Please count how many lines below contain the word "LaunchTiming" and give nothing but that figure.

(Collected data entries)
────────
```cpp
constexpr int GC_RT = 32;
template <typename T>
__global__ __launch_bounds__(256) void k_gemv_cols(const T* __restrict__ S, int64_t ld, const T* __restrict__ va,
                                                   const T* __restrict__ vb, T ca, T cb, T* __restrict__ part,
                                                   int64_t part_ld, int ncols) {
    using V = typename VecOf<T>::type;
    constexpr int VN = VecOf<T>::N;
    const int c = (blockIdx.x * 256 + threadIdx.x) * VN;
    if (c >= ncols) return;
    const int rt = blockIdx.y;
    const int rbase = rt * GC_RT;
    T acc[VN];
#pragma unroll
    for (int e = 0; e < VN; ++e) acc[e] = T(0);
    const T* Sp = S + (int64_t)rbase * ld + c;
#pragma unroll 8
    for (int i = 0; i < GC_RT; ++i) {
        T w = ca * va[rbase + i];
        if (vb) w += cb * vb[rbase + i];
        typedef T NV __attribute__((ext_vector_type(VN)));
        const NV a = __builtin_nontemporal_load(reinterpret_cast<const NV*>(Sp + (int64_t)i * ld));
#pragma unroll
        for (int e = 0; e < VN; ++e) acc[e] += a[e] * w;
    }
    V o;
    T* op = reinterpret_cast<T*>(&o);
#pragma unroll
    for (int e = 0; e < VN; ++e) op[e] = acc[e];
    *reinterpret_cast<V*>(part + (int64_t)rt * part_ld + c) = o;
}

template <typename T>
__global__ __launch_bounds__(256) void k_colsum(const T* __restrict__ part, int64_t part_ld, int ntiles,
                                                const T* __restrict__ a0, T s0, const T* __restrict__ a1, T s1,
                                                T* __restrict__ out, int ncols, BatchStride bs) {
    using V = typename VecOf<T>::type;
    constexpr int VN = VecOf<T>::N;
    if (bs.active && !bs.active[blockIdx.y]) return;
    part += (int64_t)blockIdx.y * bs.mat; out += (int64_t)blockIdx.y * bs.vout;
    if (a0) a0 += (int64_t)blockIdx.y * bs.vin;
    if (a1) a1 += (int64_t)blockIdx.y * bs.vin;
    constexpr int COLS = 128 / (int)sizeof(T);
    constexpr int CL = COLS / VN;
    constexpr int TL = 256 / CL;
    const int cl = threadIdx.x % CL, tl = threadIdx.x / CL;
    const int c = blockIdx.x * COLS + cl * VN;
    T acc[VN];
#pragma unroll
    for (int e = 0; e < VN; ++e) acc[e] = T(0);
    if (c < ncols) {
        int t = tl;
        for (; t + 7 * TL < ntiles; t += 8 * TL) {
            V v[8];
#pragma unroll
            for (int j = 0; j < 8; ++j) v[j] = *reinterpret_cast<const V*>(part + (int64_t)(t + TL * j) * part_ld + c);
#pragma unroll
            for (int j = 0; j < 8; ++j) {
                const T* vp = reinterpret_cast<const T*>(&v[j]);
#pragma unroll
                for (int e = 0; e < VN; ++e) acc[e] += vp[e];
            }
        }
        for (; t < ntiles; t += TL) {
            const V v = *reinterpret_cast<const V*>(part + (int64_t)t * part_ld + c);
            const T* vp = reinterpret_cast<const T*>(&v);
#pragma unroll
            for (int e = 0; e < VN; ++e) acc[e] += vp[e];
        }
    }
    __shared__ T red[TL][COLS + 1];
#pragma unroll
    for (int e = 0; e < VN; ++e) red[tl][cl * VN + e] = acc[e];
    __syncthreads();
    constexpr int PL = 256 / COLS;
    static_assert(TL % PL == 0 && (PL == 16 || PL == 8), "slab lanes per output");
    const int o = threadIdx.x / PL, pl = threadIdx.x % PL;
    T s = T(0);
#pragma unroll
    for (int k = 0; k < TL / PL; ++k) s += red[pl * (TL / PL) + k][o];
    s = (PL == 16) ? row16_sum_last(s) : oct_sum_all(s);
    const int oc = blockIdx.x * COLS + o;
    if (pl == PL - 1 && oc < ncols) {
        T r = s;
        if (a0) r += s0 * a0[oc];
        if (a1) r += s1 * a1[oc];
        out[oc] = r;
    }
}

template <typename T>
__global__ __launch_bounds__(256) void k_admm_update(int NP, int MP, const T* __restrict__ xx, const T* __restrict__ zz,
                                                     T* __restrict__ x, T* __restrict__ xp, T* __restrict__ z,
                                                     T* __restrict__ zp, T* __restrict__ y, const T* __restrict__ l,
                                                     const T* __restrict__ u, T alpha, T rho) {
    const int i = blockIdx.x * 256 + threadIdx.x;
    const T alpha1 = T(1) - alpha, rho1 = T(1) / rho;
    if (i < NP) {
        const T xo = x[i];
        xp[i] = xo;
        x[i] = alpha * xx[i] + alpha1 * xo;
    }
    if (i < MP) {
        const T zo = z[i], yo = y[i], zt = zz[i];
        zp[i] = zo;
        T t = alpha * zt + alpha1 * zo + rho1 * yo;
        const T lo = l[i], hi = u[i];
        const T zn = t > hi ? hi : (t < lo ? lo : t);
        z[i] = zn;
        y[i] = yo + rho * (alpha * zt + alpha1 * zo - zn);
    }
}

template <typename T>
__global__ __launch_bounds__(256) void k_check_norms(int n, int m, const T* __restrict__ Ax, const T* __restrict__ Px,
                                                     const T* __restrict__ Aty, const T* __restrict__ q,
                                                     const T* __restrict__ x, const T* __restrict__ xp,
                                                     const T* __restrict__ z, const T* __restrict__ zp,
                                                     unsigned long long* __restrict__ slots, int dual_only, BatchStride bs) {
    if (bs.active && !bs.active[blockIdx.y]) return;
    {
        const int64_t on = (int64_t)blockIdx.y * bs.vin, om = (int64_t)blockIdx.y * bs.vout;
        Ax += om; z += om; zp += om; Px += on; Aty += on; q += on; x += on; xp += on; slots += (int64_t)blockIdx.y * 16;
    }
    unsigned long long v[9];
#pragma unroll
    for (int k = 0; k < 9; ++k) v[k] = 0ull;
    for (int i = blockIdx.x * 256 + threadIdx.x; i < max(n, m); i += gridDim.x * 256) {
        if (i < m && !dual_only) {
            const double ax = (double)Ax[i], zi = (double)z[i];
            v[0] = max(v[0], absbits((double)(Ax[i] - z[i])));
            v[2] = max(v[2], absbits(ax));
            v[3] = max(v[3], absbits(zi));
            v[8] = max(v[8], absbits((double)(z[i] - zp[i])));
        }
        if (i < n) {
            v[1] = max(v[1], absbits((double)(Px[i] + q[i] + Aty[i])));
            v[4] = max(v[4], absbits((double)Px[i]));
            v[5] = max(v[5], absbits((double)Aty[i]));
            v[6] = max(v[6], absbits((double)q[i]));
            if (!dual_only) v[7] = max(v[7], absbits((double)(x[i] - xp[i])));
        }
    }
#pragma unroll
    for (int k = 0; k < 9; ++k) {
        v[k] = wave_max_u64(v[k]);
        if ((threadIdx.x & 63) == 0 && v[k] != 0ull) atomicMax(&slots[k], v[k]);
    }
}

__device__ __forceinline__ double jmax(double a, double b) { return (isnan(a) || isnan(b)) ? (double)NAN : (a > b ? a : b); }

__global__ void k_check_decide(const unsigned long long* __restrict__ slots, double* __restrict__ res, CheckScalars cs,
                               const double* __restrict__ rho_arr, const double* __restrict__ rhorho_arr,
                               const int* __restrict__ active) {
    if (threadIdx.x != 0) return;
    const int b = blockIdx.x;
    if (active && !active[b]) return;
    slots += (int64_t)b * 16; res += (int64_t)b * 8;
    if (rho_arr) { cs.rho = rho_arr[b]; cs.rhorho = rhorho_arr[b]; cs.convFlag = 1; }
    double nv[9];
    for (int k = 0; k < 9; ++k) nv[k] = __longlong_as_double((long long)slots[k]);
    const double MIN_VAL_RHO = 1e-3, MAX_VAL_RHO = 1e6;
    const double normResPrim = nv[0], normResDual = nv[1];
    const double maxNormPrim = jmax(nv[2], nv[3]);
    const double maxNormDual = jmax(jmax(nv[4], nv[5]), nv[6]);
    double rhorho = cs.rhorho;
    if (cs.adptRho) {
        const double numeratorVal = normResPrim * maxNormDual;
        const double denominatorVal = normResDual * maxNormPrim;
        const double t = cs.rho * sqrt(numeratorVal / denominatorVal);
        rhorho = t > MAX_VAL_RHO ? MAX_VAL_RHO : (t < MIN_VAL_RHO ? MIN_VAL_RHO : t);
    }
    const double epsPrim = cs.epsAbs + cs.epsRel * maxNormPrim;
    const double epsDual = cs.epsAbs + cs.epsRel * maxNormDual;
    int flag = cs.convFlag;
    if ((normResPrim < epsPrim) && (normResDual < epsDual)) flag = 3;
    if ((nv[7] <= cs.epsAdmm) && (nv[8] <= cs.epsAdmm)) flag = 2;
    res[0] = normResPrim; res[1] = normResDual; res[2] = maxNormPrim; res[3] = maxNormDual;
    res[4] = rhorho; res[5] = (double)flag; res[6] = nv[7]; res[7] = nv[8];
}

template <typename T> __global__ void k_fill(T* p, int64_t n, T v) {
    int64_t i = (int64_t)blockIdx.x * 256 + threadIdx.x;
    if (i < n) p[i] = v;
}
template <typename T> __global__ void k_convert(const double* __restrict__ s, T* __restrict__ d, int64_t n) {
    int64_t i = (int64_t)blockIdx.x * 256 + threadIdx.x;
    if (i < n) d[i] = (T)s[i];
}
template <typename T> __global__ void k_convert_back(const T* __restrict__ s, double* __restrict__ d, int64_t n) {
    int64_t i = (int64_t)blockIdx.x * 256 + threadIdx.x;
    if (i < n) d[i] = (double)s[i];
}

}

static int env_int(const char* name, int dflt) { const char* e = getenv(name); return e ? atoi(e) : dflt; }

template <typename T, int RB, int TH>
static void gemv_rows_launch(hipStream_t st, const T* S, int64_t ld, const T* v, T* out, const T* out0, T alpha, T beta, int r0,
                             int r1, int c0, int c1, int tri, BatchStride bs) {
    dim3 grid((r1 - r0 + RB - 1) / RB, bs.count);
#define QPS_GR(TRI) hipLaunchKernelGGL((k_gemv_rows<T, RB, TRI, TH>), grid, dim3(TH), 0, st, S, ld, v, out, out0, alpha, beta, r0, c0, c1, bs)
    if (tri == 0) QPS_GR(0); else if (tri == 1) QPS_GR(1); else QPS_GR(2);
#undef QPS_GR
}

template <typename T>
void gemv_rows(hipStream_t st, const T* S, int64_t ld, const T* v, T* out, const T* out0, T alpha, T beta, int r0, int r1,
               int c0, int c1, int tri, BatchStride bs) {
    if (r1 <= r0) return;
    static const int wide_th = env_int("QPS_GEMV_WIDE_THREADS", 512);
    static const int wide_rb = env_int("QPS_GEMV_WIDE_RB", 2);
    const bool wide = (c1 - c0) >= 4 * 256 * VecOf<T>::N;
    if (!wide) { gemv_rows_launch<T, 4, 256>(st, S, ld, v, out, out0, alpha, beta, r0, r1, c0, c1, tri, bs); return; }
#define QPS_W(RB, TH) gemv_rows_launch<T, RB, TH>(st, S, ld, v, out, out0, alpha, beta, r0, r1, c0, c1, tri, bs)
    if (wide_th == 512) { if (wide_rb == 4) QPS_W(4, 512); else QPS_W(VecOf<T>::N == 2 ? 2 : 4, 512); }
    else if (wide_th == 256) { if (wide_rb == 4) QPS_W(4, 256); else QPS_W(VecOf<T>::N == 2 ? 2 : 4, 256); }
    else { if (wide_rb == 4) QPS_W(4, 1024); else QPS_W(VecOf<T>::N == 2 ? 2 : 4, 1024); }
#undef QPS_W
}

int gemv_cols_tiles(int nrows) { return (nrows + GC_RT - 1) / GC_RT; }

template <typename T>
int gemv_cols_partial(hipStream_t st, const T* S, int64_t ld, const T* va, const T* vb, T ca, T cb, T* part,
                      int64_t part_ld, int nrows, int ncols) {
    constexpr int VN = VecOf<T>::N;
    const int tiles = gemv_cols_tiles(nrows);
    if (tiles == 0) return 0;
    dim3 grid((ncols + 256 * VN - 1) / (256 * VN), tiles), block(256);
    hipLaunchKernelGGL((k_gemv_cols<T>), grid, block, 0, st, S, ld, va, vb, ca, cb, part, part_ld, ncols);
    return tiles;
}

template <typename T>
void colsum(hipStream_t st, const T* part, int64_t part_ld, int ntiles, const T* a0, T s0, const T* a1, T s1, T* out,
            int ncols, BatchStride bs) {
    constexpr int cols_wg = 128 / (int)sizeof(T);
    if (g_launch_timing.start) {
        const LaunchTiming lt = g_launch_timing;
        g_launch_timing = LaunchTiming();
        hipExtLaunchKernelGGL((k_colsum<T>), dim3((ncols + cols_wg - 1) / cols_wg, bs.count), dim3(256), 0, st, lt.start, lt.stop, 0, part, part_ld, ntiles, a0, s0, a1, s1, out, ncols, bs);
        return;
    }
    hipLaunchKernelGGL((k_colsum<T>), dim3((ncols + cols_wg - 1) / cols_wg, bs.count), dim3(256), 0, st, part, part_ld, ntiles, a0, s0, a1, s1, out, ncols, bs);
}

template <typename T>
void admm_update(hipStream_t st, int NP, int MP, const T* xx, const T* zz, T* x, T* xp, T* z, T* zp, T* y, const T* l,
                 const T* u, T alpha, T rho) {
    const int N = NP > MP ? NP : MP;
    hipLaunchKernelGGL((k_admm_update<T>), dim3((N + 255) / 256), dim3(256), 0, st, NP, MP, xx, zz, x, xp, z, zp, y, l, u, alpha, rho);
}

template <typename T>
void check_convergence(hipStream_t st, int n, int m, const T* Ax, const T* Px, const T* Aty, const T* q, const T* x,
                       const T* xp, const T* z, const T* zp, unsigned long long* scratch, double* res_dev, CheckScalars cs,
                       int dual_only, BatchStride bs, const double* rho_arr, const double* rhorho_arr) {
    if (!dual_only) (void)hipMemsetAsync(scratch, 0, 16 * sizeof(unsigned long long) * bs.count, st);
    const int N = n > m ? n : m;
    int blocks = (N + 255) / 256;
    if (blocks > 1024) blocks = 1024;
    if (blocks < 1) blocks = 1;
    hipLaunchKernelGGL((k_check_norms<T>), dim3(blocks, bs.count), dim3(256), 0, st, n, m, Ax, Px, Aty, q, x, xp, z, zp, scratch, dual_only, bs);
    hipLaunchKernelGGL(k_check_decide, dim3(bs.count), dim3(64), 0, st, scratch, res_dev, cs, rho_arr, rhorho_arr, bs.active);
}

template <typename T> void fill(hipStream_t st, T* p, int64_t n, T v) {
    if (n <= 0) return;
    hipLaunchKernelGGL((k_fill<T>), dim3((unsigned)((n + 255) / 256)), dim3(256), 0, st, p, n, v);
}
template <typename T> void convert_copy(hipStream_t st, const double* src, T* dst, int64_t n) {
    if (n <= 0) return;
    hipLaunchKernelGGL((k_convert<T>), dim3((unsigned)((n + 255) / 256)), dim3(256), 0, st, src, dst, n);
}
template <typename T> void convert_back(hipStream_t st, const T* src, double* dst, int64_t n) {
    if (n <= 0) return;
    hipLaunchKernelGGL((k_convert_back<T>), dim3((unsigned)((n + 255) / 256)), dim3(256), 0, st, src, dst, n);
}

#define INST(T)                                                                                                              \
    template void gemv_rows<T>(hipStream_t, const T*, int64_t, const T*, T*, const T*, T, T, int, int, int, int, int, BatchStride); \
    template int gemv_cols_partial<T>(hipStream_t, const T*, int64_t, const T*, const T*, T, T, T*, int64_t, int, int);      \
    template void colsum<T>(hipStream_t, const T*, int64_t, int, const T*, T, const T*, T, T*, int, BatchStride);            \
    template void admm_update<T>(hipStream_t, int, int, const T*, const T*, T*, T*, T*, T*, T*, const T*, const T*, T, T);   \
    template void check_convergence<T>(hipStream_t, int, int, const T*, const T*, const T*, const T*, const T*, const T*,    \
                                       const T*, const T*, unsigned long long*, double*, CheckScalars, int, BatchStride,     \
                                       const double*, const double*);                                                        \
    template void fill<T>(hipStream_t, T*, int64_t, T);                                                                      \
    template void convert_copy<T>(hipStream_t, const double*, T*, int64_t);                                                  \
    template void convert_back<T>(hipStream_t, const T*, double*, int64_t);
INST(double)
INST(float)
#undef INST

}
```

### quadraticprogramsolver_amd/csrc/qps_dense.hip

```cpp
#include <memory>

#include "dense_chol.h"
#include "qps_batch.h"
#include "qps_internal.h"
#include "qps_kernels.h"
#include "qps_polish.h"

namespace qps {
namespace {
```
────────
» Exercise answer: 2